Standard system tools measure what happened at the resource layer. They tell you that CPU utilization was 94%, that network bandwidth was saturated, that memory allocation stayed within limits. What they cannot tell you is whether the sequence of operations the algorithm required was the sequence of operations the system actually produced. The algorithm, when it breaks in a way that is consistent with a specific violated assumption, tells you exactly that. The failure is a diagnostic. You have to be listening for it.

What This Means for Scientific Software Design

The practical consequence of assumption mismatch is that scientific software correctness cannot be delegated entirely to the infrastructure layer. The algorithm's assumptions need to be made explicit, documented, and where possible, verified at runtime rather than assumed at design time.

In practice this means a few specific things. Solvers that depend on process topology stability should detect and respond to topology changes rather than assuming they will not occur. Distributed algorithms that depend on reduction order should either enforce it explicitly or be validated against the numerical sensitivity to reordering. Quantum algorithms should record the device calibration state at submission and at execution and flag when they diverge beyond a threshold.^[2]

None of this is about distrust of the infrastructure. CI/CD systems, HPC schedulers, cloud platforms, and quantum job queues are sophisticated and well-engineered. The point is not that they fail. The point is that they were designed to honor a different set of contracts than the ones scientific algorithms implicitly carry. Making those contracts visible is the scientist's responsibility, not the infrastructure's.^[3]

The infrastructure succeeded at the job it was designed for. The question is whether that job was the same as the one the algorithm needed done.

Toward Assumption-Aware Scientific Pipelines

The path toward more reliable scientific computing at scale is not more powerful infrastructure alone. It is pipelines that understand what the algorithms running on them actually require, and that surface violations of those requirements as first-class signals rather than leaving them invisible beneath a layer of green checkmarks.

This requires closer collaboration between the people who design algorithms and the people who design the systems they run on. The algorithm designer knows what the computation requires. The systems engineer knows what the infrastructure can and cannot guarantee. The assumption mismatch that produces silent failures lives in the gap between those two bodies of knowledge.

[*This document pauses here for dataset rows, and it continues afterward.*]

template <int TM, int TN, bool AP, bool OP, bool SC = false, bool RL = false>
__global__ __launch_bounds__(256, (TM * TN >= 8) ? 2 : ((TM * TN == 4) ? 3 : 4)) void igemm3f_kernel(
    const IgemmParams p, const void* __restrict__ g_a0, const void* __restrict__ g_a1, unsigned a_bytes,
    const void* __restrict__ g_whi, const void* __restrict__ g_wlo, unsigned w_bytes,
    const float* __restrict__ g_bias, const float* __restrict__ g_addend, const float* __restrict__ g_mask,
    float* __restrict__ g_out, uint2* __restrict__ g_ohi, uint2* __restrict__ g_olo, int w_rows, int w_ld8, int splits,
    float* __restrict__ g_ws, const int* __restrict__ g_rl = nullptr, const unsigned char* __restrict__ g_srcflags = nullptr) {
  constexpr int BM = 64 * TM, BN = 64 * TN, BK = 32, NO = BK / 8;
  constexpr int SMEM_U4 = 2 * NO * (BM + BN);
  constexpr int ES = 4;
  __shared__ __attribute__((aligned(16))) uint4 smem[SMEM_U4];
  uint4* Ahi = smem;
  uint4* Alo = Ahi + NO * BM;
  uint4* Bhi = Alo + NO * BM;
  uint4* Blo = Bhi + NO * BN;

  const int tid = threadIdx.x, lane = tid & 63, wave = tid >> 6;
  const int wm = wave >> 1, wn = wave & 1;
  int n_wg = (int)gridDim.x;
  if (RL) {
    n_wg = ((g_rl[0] + BM / 32 - 1) / (BM / 32)) * p.n_tiles_n * splits;
    if ((int)blockIdx.x >= n_wg) return;
  }
  const int lbs = xcd_remap((int)blockIdx.x, n_wg);
  const int split = lbs % splits, lb = lbs / splits;
  const int tile_n = lb % p.n_tiles_n, tile_m = lb / p.n_tiles_n;
  const int m0 = tile_m * BM, n0 = tile_n * BN;
  int rl_blk[BM / 32];
  if (RL) {
    const int count = g_rl[0];
#pragma unroll
    for (int j = 0; j < BM / 32; ++j) {
      const int e = tile_m * (BM / 32) + j;
      rl_blk[j] = e < count ? g_rl[1 + e] * 32 : ((p.M + 31) & ~31);
    }
  }
  const int oct = tid & 3, r0 = tid >> 2;
  const int n_taps = p.kh * p.kw;
  const int steps_per_tap = p.Cred / BK;
  const int all_steps = n_taps * steps_per_tap;
  const int s_begin = (int)((long long)all_steps * split / splits), s_end = (int)((long long)all_steps * (split + 1) / splits);

  const __amdgpu_buffer_rsrc_t rs_a0 = __builtin_amdgcn_make_buffer_rsrc(const_cast<void*>(g_a0), 0, a_bytes, 0x00020000);
  const __amdgpu_buffer_rsrc_t rs_a1 = __builtin_amdgcn_make_buffer_rsrc(const_cast<void*>(AP ? g_a1 : g_a0), 0, AP ? a_bytes - 16 : a_bytes, 0x00020000);
  const __amdgpu_buffer_rsrc_t rs_wh = __builtin_amdgcn_make_buffer_rsrc(const_cast<void*>(g_whi), 0, w_bytes, 0x00020000);
  const __amdgpu_buffer_rsrc_t rs_wl = __builtin_amdgcn_make_buffer_rsrc(const_cast<void*>(g_wlo), 0, w_bytes, 0x00020000);

  int a_base[TM], a_pitch[TM];
  unsigned a_valid[TM];
#pragma unroll
  for (int i = 0; i < TM; ++i) {
    const int t_row = r0 + 64 * i;
    const RowPos r = decode_row(p, RL ? rl_blk[t_row >> 5] + (t_row & 31) : m0 + t_row);
    a_base[i] = ((r.rowbase + r.ybase * r.SW + r.xbase) * p.ld_src + 8 * oct) * ES;
    a_pitch[i] = p.tsign * r.SW * p.ld_src * ES;
    unsigned v = 0;
    int t = 0;
    for (int ty = 0; ty < p.kh; ++ty)
      for (int tx = 0; tx < p.kw; ++tx, ++t) {
        const int sy = r.ybase + ty * p.tsign, sx = r.xbase + tx * p.tsign;
        bool ok = r.ok && (unsigned)sy < (unsigned)r.SH && (unsigned)sx < (unsigned)r.SW;
        if (RL && g_srcflags && ok) ok = g_srcflags[(r.rowbase + sy * r.SW + sx) >> 5] != 0;
        if (ok) v |= 1u << t;
      }
    a_valid[i] = v;
  }
  const int x_pitch = p.tsign * p.ld_src * ES;
  int b_base[TN];
#pragma unroll
  for (int i = 0; i < TN; ++i) {
    const int n = n0 + r0 + 64 * i;
    b_base[i] = n < w_rows ? (n * w_ld8 + oct) * 16 : PP_BUF_OOB;
  }
  const int b_tap = w_rows * w_ld8 * 16;

  float4 ra[TM][2];
  uint4 rah[TM], ral[TM];
  uint4 rbh[TN], rbl[TN];
  int tap = s_begin / steps_per_tap, red0 = (s_begin - tap * steps_per_tap) * BK;
  int ty = tap / p.kw, tx = tap - ty * p.kw;

  auto load_step = [&]() {
    const int a_uni = tx * x_pitch + red0 * ES;
#pragma unroll
    for (int i = 0; i < TM; ++i) {
      int vo = a_base[i] + __mul24(ty, a_pitch[i]) + a_uni;
      vo = ((a_valid[i] >> tap) & 1u) ? vo : PP_BUF_OOB;
      if (AP) {
        rah[i] = buf_load16(rs_a0, vo, 0);
        ral[i] = buf_load16(rs_a1, vo, 0);
      } else {
        const uint4 q0 = buf_load16(rs_a0, vo, 0), q1 = buf_load16(rs_a0, vo + 16, 0);
        ra[i][0] = *reinterpret_cast<const float4*>(&q0);
        ra[i][1] = *reinterpret_cast<const float4*>(&q1);
      }
    }
    const int b_uni = ((p.w_ty0 + p.w_tstep * ty) * p.w_kw + p.w_tx0 + p.w_tstep * tx) * b_tap + (red0 >> 3) * 16;
#pragma unroll
    for (int i = 0; i < TN; ++i) {
      rbh[i] = buf_load16(rs_wh, b_base[i], b_uni);
      rbl[i] = buf_load16(rs_wl, b_base[i], b_uni);
    }
  };
  auto advance = [&](bool more) {
    red0 += BK;
    const bool wrap = red0 >= p.Cred;
    red0 = wrap ? 0 : red0;
    tap += wrap ? 1 : 0;
    tx += wrap ? 1 : 0;
    const bool wx = tx == p.kw;
    tx = wx ? 0 : tx;
    ty += wx ? 1 : 0;
    red0 = more ? red0 : 0;
    tap = more ? tap : 0;
    tx = more ? tx : 0;
    ty = more ? ty : 0;
  };
  auto split_step = [&]() {
    if (!AP) {
#pragma unroll
      for (int i = 0; i < TM; ++i) split8(ra[i][0], ra[i][1], &rah[i], &ral[i]);
    }
  };
  auto store_step = [&]() {
#pragma unroll
    for (int i = 0; i < TM; ++i) {
      const int slot = oct * BM + ((r0 + 64 * i + 2 * oct) & (BM - 1));
      Ahi[slot] = rah[i];
      Alo[slot] = ral[i];
    }
#pragma unroll
    for (int i = 0; i < TN; ++i) {
      const int slot = oct * BN + ((r0 + 64 * i + 2 * oct) & (BN - 1));
      Bhi[slot] = rbh[i];
      Blo[slot] = rbl[i];
    }
  };

  floatx16 acc[TM][TN];
#pragma unroll
  for (int a = 0; a < TM; ++a)
#pragma unroll
    for (int b = 0; b < TN; ++b)
#pragma unroll
      for (int r = 0; r < 16; ++r) acc[a][b][r] = 0.f;

  const int il = lane & 31, h = lane >> 5;

  load_step();
  split_step();
  store_step();
  __syncthreads();

  for (int step = s_begin; step < s_end; ++step) {
    advance(step + 1 < s_end);
    load_step();
    __builtin_amdgcn_sched_barrier(0);
    mma_step<TM, TN, BM, BN, 2>(acc, Ahi, Alo, Bhi, Blo, wm * 32 * TM + il, wn * 32 * TN + il, h);
    split_step();
    __syncthreads();
    store_step();
    __syncthreads();
  }
  if (splits > 1) {
    float* slice = g_ws + (long long)split * (RL ? (((long long)p.M + 31) & ~31ll) : (long long)p.M) * p.ld_out;
#pragma unroll
    for (int a = 0; a < TM; ++a)
#pragma unroll
      for (int r = 0; r < 16; ++r) {
        const int trow = wm * 32 * TM + a * 32 + (r & 3) + 8 * (r >> 2) + 4 * h;
        const int m = m0 + trow;
        const bool row_ok = RL ? (rl_blk[trow >> 5] < p.M) : (m < p.M);
#pragma unroll
        for (int b = 0; b < TN; ++b) {
          const int co = n0 + wn * 32 * TN + b * 32 + il;
          if (row_ok && co < ((p.Nout + 3) & ~3)) slice[(long long)m * p.ld_out + co] = acc[a][b][r];
        }
      }
    return;
  }
  epilogue3<TM, TN, OP, PP_EPI_GF, SC, false, RL>(p, acc, smem, m0, n0, tid, wm, wn, il, h, g_bias, g_addend, g_mask, g_out, g_ohi, g_olo, rl_blk);
}

template <int TM, int TN, bool CAP, bool AP = false, bool OP = false>
__global__ __launch_bounds__(256, (TM * TN >= 8) ? 2 : ((TM * TN == 4) ? 3 : 4)) void igemm3x_kernel(
    const IgemmParams p, const void* __restrict__ g_a, const void* __restrict__ g_a1, unsigned a_bytes, const void* __restrict__ g_whi,
    const void* __restrict__ g_wlo, unsigned w_bytes, const float* __restrict__ g_bias, const float* __restrict__ g_addend,
    const float* __restrict__ g_mask, float* __restrict__ g_out, uint2* __restrict__ g_ohi, uint2* __restrict__ g_olo, int w_rows, int w_ld8,
    int splits, float* __restrict__ g_ws, void* __restrict__ g_chi, void* __restrict__ g_clo, const unsigned char* __restrict__ g_flags,
    int skip_halo) {
  static_assert(!(CAP && AP), "split capture is for f32 operands");
  constexpr int ES = 4;
  constexpr int BM = 64 * TM, BN = 64 * TN, BK = 32, NO = BK / 8;
  constexpr int AP1 = NO * BM + 1;
  constexpr int SMEM_U4 = 2 * AP1 + 2 * NO * BN;
  __shared__ __attribute__((aligned(16))) uint4 smem[SMEM_U4];
  uint4* Ahi = smem;
  uint4* Alo = Ahi + AP1;
  uint4* Bhi = Alo + AP1;
  uint4* Blo = Bhi + NO * BN;

  const int tid = threadIdx.x, lane = tid & 63, wave = tid >> 6;
  const int wm = wave >> 1, wn = wave & 1;
  const int lbs = xcd_remap((int)blockIdx.x, (int)gridDim.x);
  const int split = lbs % splits, lb = lbs / splits;
  const int tile_n = lb % p.n_tiles_n, tile_m = lb / p.n_tiles_n;
  const int m0 = p.m_off + tile_m * (BM - 2) - 1, n0 = tile_n * BN;
  const int oct = tid & 3, r0 = tid >> 2;
  const int il = lane & 31, h = lane >> 5;
  const int n_chunks = p.Cred / BK;
  const int all_groups = p.kh * n_chunks;
  const int g_begin = (int)((long long)all_groups * split / splits);
  int g_end = (int)((long long)all_groups * (split + 1) / splits);
  if (g_flags) {
    int lo = m0 - skip_halo, hi = m0 + BM - 1 + skip_halo;
    lo = lo < 0 ? 0 : lo;
    hi = hi > p.M - 1 ? p.M - 1 : hi;
    int any = 0;
    for (int b = lo >> 5; b <= (hi >> 5); ++b) any |= g_flags[b];
    g_end = any ? g_end : g_begin;
  }

  const __amdgpu_buffer_rsrc_t rs_a = __builtin_amdgcn_make_buffer_rsrc(const_cast<void*>(g_a), 0, a_bytes, 0x00020000);
  const __amdgpu_buffer_rsrc_t rs_a1 = __builtin_amdgcn_make_buffer_rsrc(const_cast<void*>(AP ? g_a1 : g_a), 0, AP ? a_bytes - 16 : a_bytes, 0x00020000);
  const __amdgpu_buffer_rsrc_t rs_wh = __builtin_amdgcn_make_buffer_rsrc(const_cast<void*>(g_whi), 0, w_bytes, 0x00020000);
  const __amdgpu_buffer_rsrc_t rs_wl = __builtin_amdgcn_make_buffer_rsrc(const_cast<void*>(g_wlo), 0, w_bytes, 0x00020000);

  int s_base[TM], s_pitch[TM];
#pragma unroll
  for (int i = 0; i < TM; ++i) {
    const int q = m0 + r0 + 64 * i;
    const RowPos r = decode_row(p, q < 0 ? 0 : q);
    const bool ok = q >= 0 && r.ok;
    const int x = r.xbase - p.off_x;
    s_base[i] = ((r.rowbase + r.ybase * r.SW + x) * p.ld_src + 8 * oct) * ES;
    int v = 0;
    for (int ty = 0; ty < p.kh; ++ty)
      if (ok && (unsigned)(r.ybase + ty * p.tsign) < (unsigned)r.SH) v |= 1 << ty;
    s_pitch[i] = (p.tsign * r.SW * p.ld_src * ES) | v;
  }
  unsigned f_valid[(TM + 1) / 2];
#pragma unroll
  for (int a = 0; a < (TM + 1) / 2; ++a) f_valid[a] = 0;
#pragma unroll
  for (int a = 0; a < TM; ++a) {
    const int q = m0 + wm * 32 * TM + a * 32 + il;
    const RowPos r = decode_row(p, q < 0 ? 0 : q);
    unsigned v = 0;
    int t = 0;
    for (int ty = 0; ty < p.kh; ++ty)
      for (int tx = 0; tx < 3; ++tx, ++t) {
        const int sy = r.ybase + ty * p.tsign, sx = r.xbase + tx * p.tsign;
        if (q >= 0 && r.ok && (unsigned)sy < (unsigned)r.SH && (unsigned)sx < (unsigned)r.SW) v |= 1u << t;
      }
    f_valid[a >> 1] |= v << (16 * (a & 1));
  }
  int b_base[TN];
#pragma unroll
  for (int i = 0; i < TN; ++i) {
    const int n = n0 + r0 + 64 * i;
    b_base[i] = n < w_rows ? (n * w_ld8 + oct) * 16 : PP_BUF_OOB;
  }
  const int b_tap = w_rows * w_ld8 * 16;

Closing that gap is one of the more important open problems in scientific computing infrastructure, and it becomes more pressing as the scale, heterogeneity, and dynamism of the systems we use continues to grow.

References

[1] Stodden, V., McNutt, M., Bailey, D. H., Deelman, E., Gil, Y., Hanson, B., Heroux, M. A., Ioannidis, J. P. A., & Taufer, M. (2016). Enhancing Reproducibility for Computational Methods. Science, 354(6317), 1240 to 1241. Free copy: escholarship.org/uc/item/9wh3k06p. Cited for the framework that computational reproducibility requires explicit accounting of code, data, workflows, and the environment in which results were produced, not just re-running the final script.
[2] Krantz, P., Kjaergaard, M., Yan, F., Orlando, T. P., Gustavsson, S., & Oliver, W. D. (2019). A Quantum Engineer's Guide to Superconducting Qubits. Applied Physics Reviews, 6(2), 021318. Free preprint: arxiv.org/abs/1904.06560. Cited for the treatment of qubit noise properties, coherence times, gate fidelity, and how superconducting qubit parameters drift over time, which underpins the calibration mismatch scenario described in the quantum section.
[3] Wilson, G., Bryan, J., Cranston, K., Kitzes, J., Nederbragt, L., & Teal, T. K. (2017). Good Enough Practices in Scientific Computing. PLOS Computational Biology, 13(6), e1005510. Open access: doi.org/10.1371/journal.pcbi.1005510. Cited for the argument that making software dependencies, workflow decisions, and computational assumptions explicit is the responsibility of the scientist, not the infrastructure.

Written as a perspective on scientific software infrastructure and algorithm design. Jaya Preethi Mohan, University of North Dakota.